Em Veneza, embora fosse possível atuar em guildas diferentes, os músicos da igreja de San Silvestro rivalizavam com os da San Marco na disputa pelos trabalhos musicais. E havia divergências contábeis sobre o que seria objeto dos cachês: apenas a cerimônia ou também os festejos posteriores, como bufês ou jantares.
O célebre compositor Claudio Monteverdi (1567-1643), pioneiro no gênero operístico, acumulava as funções de mestre de capela na San Marco com as de músico oficial do doge (espécie de juiz plenipotenciário escolhido por votação, em Veneza). Após uma discussão com um ressentido e furioso músico, chegaram às vias de fato e o mestre quase teve sua barba arrancada.

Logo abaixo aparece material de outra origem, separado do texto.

@@ -945,8 +954,34 @@
     const int pbase = TXB == 8 ? (4 * (2 * wm + (lane >> 5))) * 32 + 4 * (4 * ((lane >> 4) & 1))
                                : wm * 256 + (4 * (lane >> 4)) * 16;
     constexpr int PW = TXB == 8 ? 32 : 16;
+    constexpr int PCF = TXB == 8 ? PH * 8 : NI * 64;
+    constexpr int NIT = 16 * PCF / NT;
+    static_assert(TXB != 8 || NIT == 8, "TXB 8: eight wave instructions per wave");
+    constexpr bool PRE = TXB == 8 && NW == 4;
 #pragma unroll
     for (int blk = 0; blk < 2; ++blk) {
+      auto elem = [&](int i, int& c, int& q, int& k) -> size_t {
+        const int idx = TXB == 8 ? (((tid >> 6) * NIT + i) << 6) + (tid & 63) : i * NT + tid;
+        c = idx / PCF;
+        q = idx % PCF;
+        k = kb * w2::kNC + 16 * blk + c;
+        if (TXB == 8) {
+          const int row = q >> 3, c4 = q & 7;
+          return (((size_t)img * K + k) * H + y0 + row) * W + x0 + 4 * c4;
+        }
+        return ((size_t)(img + (q >> 6)) * K + k) * 256 + 4 * (q & 63);
+      };
+      float bvs[NIT];
+      float4 rvs[NIT];
+      if (PRE && (EPI & 3)) {
+#pragma unroll
+        for (int i = 0; i < NIT; ++i) {
+          int c, q, k;
+          const size_t o = elem(i, c, q, k);
+          bvs[i] = (EPI & 1) ? bias[k] : 0.0f;
+          if (EPI & 2) rvs[i] = *reinterpret_cast<const float4*>(res + o);
+        }
+      }
       if (HH != blk) {
 #pragma unroll
         for (int r = 0; r < 4; ++r) {
@@ -976,28 +1011,24 @@
           }
         }
       }
+      if (PRE && (EPI & 3)) {
+#pragma unroll
+        for (int i = 0; i < NIT; ++i) {
+          if (EPI & 1) asm volatile("" ::"v"(bvs[i]));
+          if (EPI & 2) asm volatile("" ::"v"(rvs[i].x), "v"(rvs[i].y), "v"(rvs[i].z), "v"(rvs[i].w));
+        }
+      }
       __syncthreads();
-      constexpr int PCF = TXB == 8 ? PH * 8 : NI * 64;
-      constexpr int NIT = 16 * PCF / NT;
-      static_assert(TXB != 8 || NIT == 8, "TXB 8: eight wave instructions per wave");
       float g1[4] = {0.f, 0.f, 0.f, 0.f}, g2[4] = {0.f, 0.f, 0.f, 0.f}, piv[4] = {0.f, 0.f, 0.f, 0.f};
 #pragma unroll
       for (int i = 0; i < NIT; ++i) {
-        const int idx = TXB == 8 ? (((tid >> 6) * NIT + i) << 6) + (tid & 63) : i * NT + tid;
-        const int c = idx / PCF, q = idx % PCF;
+        int c, q, k;
+        const size_t o = elem(i, c, q, k);
         const float4 v0 = *reinterpret_cast<const float4*>(plane_of(c) + 4 * q);
-        const int k = kb * w2::kNC + 16 * blk + c;
-        const float bv = (EPI & 1) ? bias[k] : 0.0f;
-        size_t o;
-        if (TXB == 8) {
-          const int row = q >> 3, c4 = q & 7;
-          o = (((size_t)img * K + k) * H + y0 + row) * W + x0 + 4 * c4;
-        } else {
-          o = ((size_t)(img + (q >> 6)) * K + k) * 256 + 4 * (q & 63);
-        }
+        const float bv = !(EPI & 1) ? 0.0f : PRE ? bvs[i] : bias[k];
         float4 v = make_float4(v0.x + bv, v0.y + bv, v0.z + bv, v0.w + bv);
         if (EPI & 2) {
-          const float4 rv = *reinterpret_cast<const float4*>(res + o);
+          const float4 rv = PRE ? rvs[i] : *reinterpret_cast<const float4*>(res + o);
           v.x += rv.x;
           v.y += rv.y;
           v.z += rv.z;
@@ -1053,46 +1084,62 @@
   }
 }
 
-template <int EPI, int TXB, int NW = 8, bool S2 = false>
+__device__ __forceinline__ void wino2_job_end() {
+  asm volatile("" ::: "memory");
+  __builtin_amdgcn_s_waitcnt(0xC07F);
+  __builtin_amdgcn_s_barrier();
+  asm volatile("" ::: "memory");
+}
+
+template <int EPI, int TXB, int NW = 8, bool S2 = false, bool PERS = false>
 __global__ __launch_bounds__(NW * WAVE) __attribute__((amdgpu_waves_per_eu(2, 2))) void wino2_kernel(
     const float* __restrict__ x, const float* __restrict__ U, const float* __restrict__ bias,
-    const float* __restrict__ res, float* __restrict__ y, int nimg, int C, int K, int H, int W, int bw, int bpi,
-    int nblk, int nkb, int kb_major, int csplit, int dbg, float2* __restrict__ gnp) {
+    const float* __restrict__ res, float* __restrict__ yout, int nimg, int C, int K, int H, int W, int bw, int bpi,
+    int nblk, int nkb, int kb_major, int csplit, int dbg, float2* __restrict__ gnp, int njobs) {
+  static_assert(!PERS || (TXB == 8 && NW == 4), "job loop: half-height blocks of 4 waves");
   __shared__ __attribute__((aligned(16))) float R0[w2::GeoT<TXB, NW>::RAWF], R1[w2::GeoT<TXB, NW>::RAWF],
       R2[(TXB == 4 && NW == 4) ? 4 : w2::GeoT<TXB, NW>::RAWF],
       R3[(TXB == 8 && NW == 8 && SKP_W2_RS4) ? w2::GeoT<TXB, NW>::RAWF : 4];
   constexpr int UF = S2 ? w2::kUF2 : w2::kUF;
   __shared__ __attribute__((aligned(16))) float U0[UF], U1[UF], U2[NW == 4 ? 4 : UF];
-  const int G = gridDim.x;
-  const int g = blockIdx.x;
-  const int Lg = (G % 8 == 0) ? (g % 8) * (G / 8) + g / 8 : g;
-  const int sp = Lg / (nblk * nkb);
-  const int L = Lg - sp * (nblk * nkb);
-  y += (size_t)sp * nimg * K * (S2 ? (H / 2) * (W / 2) : H * W);
-  int tb, kb;
-  if (kb_major) {
-    kb = L / nblk;
-    tb = L - kb * nblk;
-  } else {
-    tb = L / nkb;
-    kb = L - tb * nkb;
-  }
-  int img, x0 = 0, y0 = 0;
-  if (TXB == 8) {
-    img = tb / bpi;
-    const int br = tb - img * bpi;
-    const int by = br / bw;
-    x0 = 32 * (br - by * bw);
-    y0 = (NW == 4 ? 16 : 32) * by;
-  } else {
-    img = (NW == 4 ? 2 : 4) * tb;
-  }
   const int wv = __builtin_amdgcn_readfirstlane(threadIdx.x >> 6);
   const W2Smem sm{R0, R1, R2, R3, U0, U1, U2};
-  const int c0 = sp * csplit;
-  if (wv < NW / 2)
-    wino2_body<EPI, 0, TXB, NW, false, S2>(sm, x, U, bias, res, y, C, K, H, W, img, x0, y0, kb, c0, csplit, wv, dbg, gnp);
-  else wino2_body<EPI, 1, TXB, NW, false, S2>(sm, x, U, bias, res, y, C, K, H, W, img, x0, y0, kb, c0, csplit, wv, dbg, gnp);
+  const int G = PERS ? njobs : (int)gridDim.x;
+  long long gl = blockIdx.x;
+  if (PERS && gl >= njobs) return;
+  for (;;) {
+    const int g = (int)gl;
+    const int Lg = (G % 8 == 0) ? (g % 8) * (G / 8) + g / 8 : g;
+    const int sp = Lg / (nblk * nkb);
+    const int L = Lg - sp * (nblk * nkb);
+    float* y = yout + (size_t)sp * nimg * K * (S2 ? (H / 2) * (W / 2) : H * W);
+    int tb, kb;
+    if (kb_major) {
+      kb = L / nblk;
+      tb = L - kb * nblk;
+    } else {
+      tb = L / nkb;
+      kb = L - tb * nkb;
+    }
+    int img, x0 = 0, y0 = 0;
+    if (TXB == 8) {
+      img = tb / bpi;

Dentro das próprias guildas, as funções, por classes de instrumentos, tinham suas especialidades: os saquebutes (antigos trombones) eram mais afeitos a funções religiosas: juntos, tinham o poderoso apelo de um órgão de tubos. Trompetes e clarins eram palacianos, serviam à pompa e circunstância dos poderosos, enquanto as trompas, originárias da tradição dos caçadores (por isso mesmo “da caccia”), tinham seus tubos enrolados para possibilitar aos músicos carregá-las a tiracolo, em seus cavalos. Por causa dessa mobilidade, prestavam-se a outras funções além de sinalizadores da caça. O “shawm” (antecessor do oboé), com seus agudos cortantes, anunciava de cima das torres quando alguém se aproximava do burgo. Mas os trompetistas, com trânsito nas cortes devido ao privilégio de suas funções palacianas, tinham regalias especiais e, claro, cachês mais altos nos serviços.
Havia disputa até “no macro”, entre países, pelo domínio da música: no século 17, a Inglaterra era uma grande potência, e singrando mares invadia e conquistava terras em todos os cantos – de meras ilhotas a continentes – onde pudesse fincar as âncoras de seus navios. A armada real levava também valioso auxílio à consolidação de seu poder: lições de economia, agricultura e arte, com destaque para a música. Trazia na bagagem farto material de Henry Purcell, organista da Royal Chapel e da Westminster Abbey, que compunha em todas as formas e estilos. Mesmo assim, a coroa inglesa nunca chegou a ameaçar a hegemonia musical dos alemães, muito menos a dos italianos. O escritor francês Stendhal (1783-1842) chegou a afirmar que parecia ser proibido compor em lugar que não fosse à sombra do Vesúvio!
(Fontes: DOURADO, Henrique Autran. “Pequena Estória da Música”. SP: Vitale, 1999. RAYNOR, Henry. “História Social da Música”. RJ: Zahar, 1981).